# [SOLVED] headset &quot;driver&quot; problem ??!



## tenchu8 (Jul 18, 2010)

Hi
i just bought a H-580 we.com headset (china i think xD, thats what we get for price over quality Lol)
Anyway in my way back to home i tried it on my sony mobile and it did work, so yeah its not broken or anything...
Got on my desktop and tried to pair it and its starting to pair and instead of asking for password/passcode for verification it says h-580.... is succesfully added or whatever and it says that it will function after the installation of drivers?! drivers installation starts and it says that bluetooth peripheral device is installing ... and then i end up with it failing aswell as two more with the same name "see picture below"
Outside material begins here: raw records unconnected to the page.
static void set_dims(recnet_handle* h) {
  h->ldD = pad8(h->D); h->ldE = pad8(h->E); h->ldH = pad8(h->H); h->ldV = pad8(h->V); h->ldA = pad8(h->A);
  h->ld4H = pad8(4 * h->H); h->ldWS = pad8(4 * h->H + RN_FCH * h->A); h->ldKW = pad8(4 * h->H + RN_FCH * h->A);
  h->ldR = pad8(h->R); h->ld4R = pad8(4 * h->R); h->ldRA = pad8(h->RA); h->ldHR = pad8(h->H + h->R);
  h->ldRA4 = pad8(RN_TCH * h->RA); h->ld2H = pad8(2 * h->H);
  if (h->kind != RECNET_REC_LOCAL) return;
  int steps = (h->R + 127) / 128; steps += steps & 1;
  h->lc_steps = steps > 16 ? (steps <= 28 ? 28 : 32) : 0; h->lc_sr = LC_HYB_SR(h->lc_steps);
  if (h->R > 2048 && h->R % 128 == 0 && h->B <= 64 * 2 * RN_MAX_ROW_GROUPS) {
    h->lb_steps = h->R / 128; h->lb_sr = LB_SR(h->lb_steps); h->lb_ncb = (h->H + h->R) / 64;
  }
// ... 222 lines not shown
int recnet_create(const recnet_config* cfg, recnet_handle** out) {
  if (!cfg || !out) return fail(RECNET_EINVAL, "null argument");
  const recnet_config& c = *cfg;
  if (c.batch_size <= 0 || c.encoder_output_len <= 0 || c.encoder_output_size <= 0 || c.embedding_size <= 0 ||
      c.decoder_hidden_size <= 0 || c.decoder_attn_size <= 0 || c.n_vocabs <= 3 || c.caption_max_len <= 0)
    return fail(RECNET_EINVAL, "non-positive dimension");
  if (c.reconstructor_type < 0 || c.reconstructor_type > 2) return fail(RECNET_EINVAL, "unknown reconstructor_type");
  if (c.precision != RECNET_PREC_F32 && c.precision != RECNET_PREC_BF16) return fail(RECNET_EINVAL, "unknown precision");
  if (c.decoder_attn_normalize != RECNET_ATTN_NONE && c.decoder_attn_normalize != RECNET_ATTN_SOFTMAX)
    return fail(RECNET_EINVAL, "unknown decoder_attn_normalize (0 = none, 1 = softmax)");
  if (c.decoder_cell < 0 || c.decoder_cell > 1 || c.reconstructor_cell < 0 || c.reconstructor_cell > 1)
    return fail(RECNET_EINVAL, "unknown recurrent cell (0 = LSTM, 1 = GRU)");
  if (c.reconstructor_type != RECNET_REC_NONE && c.reconstructor_hidden_size <= 0)
    return fail(RECNET_EINVAL, "reconstructor_hidden_size");
  if (c.reconstructor_type == RECNET_REC_LOCAL && c.reconstructor_hidden_size != c.encoder_output_size)
    return fail(RECNET_EINVAL, "local reconstructor requires reconstructor_hidden_size == encoder_output_size (train.py:128)");
  if (c.reconstructor_type == RECNET_REC_GLOBAL && c.reconstructor_hidden_size != c.encoder_output_size)
    return fail(RECNET_EINVAL, "global reconstructor requires reconstructor_hidden_size == encoder_output_size (train.py:101)");
  if (c.reconstructor_type == RECNET_REC_LOCAL && c.reconstructor_attn_size <= 0)
    return fail(RECNET_EINVAL, "reconstructor_attn_size");
  const std::vector<std::string> per_step = env_list("RN_PER_STEP"), alts = env_list("RN_ALT");
  const std::vector<std::string> per_step_names = {"dec", "dec_bwd", "rec", "rec_bwd", "loc", "loc_bwd", "loc_big", "all"};
  const std::vector<std::string> alt_names = {"dec_wh_in_phase_a", "dec_no_xcat", "rec_epilogue_0", "rec_epilogue_1", "rec_bwd_narrow",
                                              "rec_row_parts_1", "rec_row_parts_2", "loc_no_hybrid", "loc_xsplit_never", "loc_xsplit_always"};
  for (const std::string& t : per_step) if (!has(per_step_names, t)) return fail(RECNET_EINVAL, "RN_PER_STEP: unknown name '" + t + "'");
  for (const std::string& t : alts) if (!has(alt_names, t)) return fail(RECNET_EINVAL, "RN_ALT: unknown name '" + t + "'");
  auto alt = [&](const char* name) { return has(alts, name); };
  auto chain_on = [&](const char* name) { return !has(per_step, name) && !has(per_step, "all"); };
  recnet_handle* h = new recnet_handle();
  h->c = c;
  h->oh[0] = {c.decoder_learning_rate, c.decoder_weight_decay, c.adam_beta1, c.adam_beta2, c.adam_eps};
  h->oh[1] = {c.reconstructor_learning_rate, c.reconstructor_weight_decay, c.adam_beta1, c.adam_beta2, c.adam_eps};
  if (h->c.global_batch_size <= 0) h->c.global_batch_size = c.batch_size;
  h->B = c.batch_size; h->F = c.encoder_output_len; h->D = c.encoder_output_size; h->E = c.embedding_size;
  h->H = c.decoder_hidden_size; h->A = c.decoder_attn_size; h->V = c.n_vocabs;
  h->R = c.reconstructor_type ? c.reconstructor_hidden_size : 0;
  h->RA = c.reconstructor_type == RECNET_REC_LOCAL ? c.reconstructor_attn_size : 0;
  h->cml = c.caption_max_len; h->Tm = c.caption_max_len + 1;
  h->kind = c.reconstructor_type; h->prec = c.precision; h->lp = c.precision == RECNET_PREC_BF16;
  {
    auto env = [](const char* n, int dflt) { const char* e = getenv(n); return e ? atoi(e) : dflt; };
    h->sw.wait_chain = env("RN_WAIT_CHAIN", 1); h->sw.mse_epi = env("RN_MSE_EPILOGUE", 1); h->sw.adam_epi = env("RN_ADAM_EPILOGUE", 1);
    h->sw.gemm_group = env("RN_GEMM_GROUP", 1);
    h->sw.dec_lw = !alt("dec_wh_in_phase_a");
    h->sw.dec_xcat = !alt("dec_no_xcat"); h->sw.rec_epi = alt("rec_epilogue_0") ? 0 : (alt("rec_epilogue_1") ? 1 : 2); h->sw.rec_wide = !alt("rec_bwd_narrow");
    h->sw.persist_ms = alt("rec_row_parts_1") ? 1 : (alt("rec_row_parts_2") ? 2 : 0);
  }
  h->dgru = c.decoder_cell == RECNET_CELL_GRU; h->rgru = c.reconstructor_type != RECNET_REC_NONE && c.reconstructor_cell == RECNET_CELL_GRU;
  {
    const char* eg = getenv("RN_ROW_GROUPS");
    int ng = (h->B + RC_PAN_ROWS - 1) / RC_PAN_ROWS;
    if (eg && atoi(eg) == 0 && ng > 1) ng = 0;
    h->bgrp = ng >= 1 && ng <= RN_MAX_ROW_GROUPS ? (h->B + ng - 1) / ng : h->B;
  }
  const int Bg = h->bgrp;
  {
    int dev = 0, ncu = 0;
    hipGetDevice(&dev);
    hipDeviceGetAttribute(&ncu, hipDeviceAttributeMultiprocessorCount, dev);
    h->ncu = ncu;
    h->persist_rec = chain_on("rec") && h->lp && h->kind == RECNET_REC_GLOBAL && Bg <= RC_PAN_ROWS && h->Tm <= 60 &&
                     (h->R & 7) == 0 && h->R <= 2048 && h->R / 8 <= ncu;
    const int N = 4 * h->H + h->A, NA = N / 16;
    h->persist_dec = chain_on("dec") && h->lp && h->Tm <= 60 && (h->H & 7) == 0 && h->H <= 512 && h->F <= 32 + DC_XF && h->A <= 128 &&
                     (N & 15) == 0 && Bg <= RC_PAN_ROWS && (NA > Bg ? NA : Bg) + 1 <= ncu;
    h->persist_rec_bwd = chain_on("rec_bwd") && h->persist_rec && (h->R & 15) == 0;
  }
  h->bgrp_loc = h->bgrp;
  {
// ... 195 lines not shown
  const size_t NG = h->rgru ? 3 : 4;
  if (local) { n = {RA, RA * R, RA * H, RA, NG * R * H, NG * R * R, NG * R, NG * R, R * R, R}; }
  else { n = {NG * R * 2 * H, NG * R * R, NG * R, NG * R, R * R, R}; }
  auto G = rec_list(grad, local);
  if (G.empty()) G.assign(P.size(), nullptr);
  auto M = rec_list(exp_avg, local), Vv = rec_list(exp_avg_sq, local), Vm = rec_list(max_exp_avg_sq, local);
  if (!M.empty() && (any_null(M) || Vv.empty() || any_null(Vv))) return fail(RECNET_EINVAL, "Adam state pointer is null");
  if (h->c.reconstructor_use_amsgrad && !M.empty() && (Vm.empty() || any_null(Vm)))
    return fail(RECNET_EINVAL, "amsgrad needs max_exp_avg_sq");
  build_group(h->og[1], P, G, M, Vv, Vm, n);
  h->rec_bound = true;
  return upload_tables(h, 1);
}

}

Uploaded with ImageShack.us

So does it required to get the headset's drivers for the headset to work or there are no drivers for it and i'm missing something essential for it to work
BTW bluetooth dongle works ok and to make sure that its not my dongle i tried it on my laptop and i ended up with the same results

These might come in handy... HARDWARE IDs for the Bluetooth Peripheral Device(s) in order
BTHENUM\{0000111e-0000-1000-8000-00805f9b34fb}_LOCALMFG&0039
BTHENUM\{0000110b-0000-1000-8000-00805f9b34fb}_LOCALMFG&0039
BTHENUM\{0000110e-0000-1000-8000-00805f9b34fb}_LOCALMFG&0039

Please help me, luv techsupport


----------



## tenchu8 (Jul 18, 2010)

*Re: headset "driver" problem ??!*

xD FIXED
i just needed to install a 3rd party software after the driver like bluesoliel.... pairs ok and works fine .... sry to create a topic but i tried to fix it for some time before, so i apologize if this thread is not gonna be with any use to anybody since nobody is like me xD


----------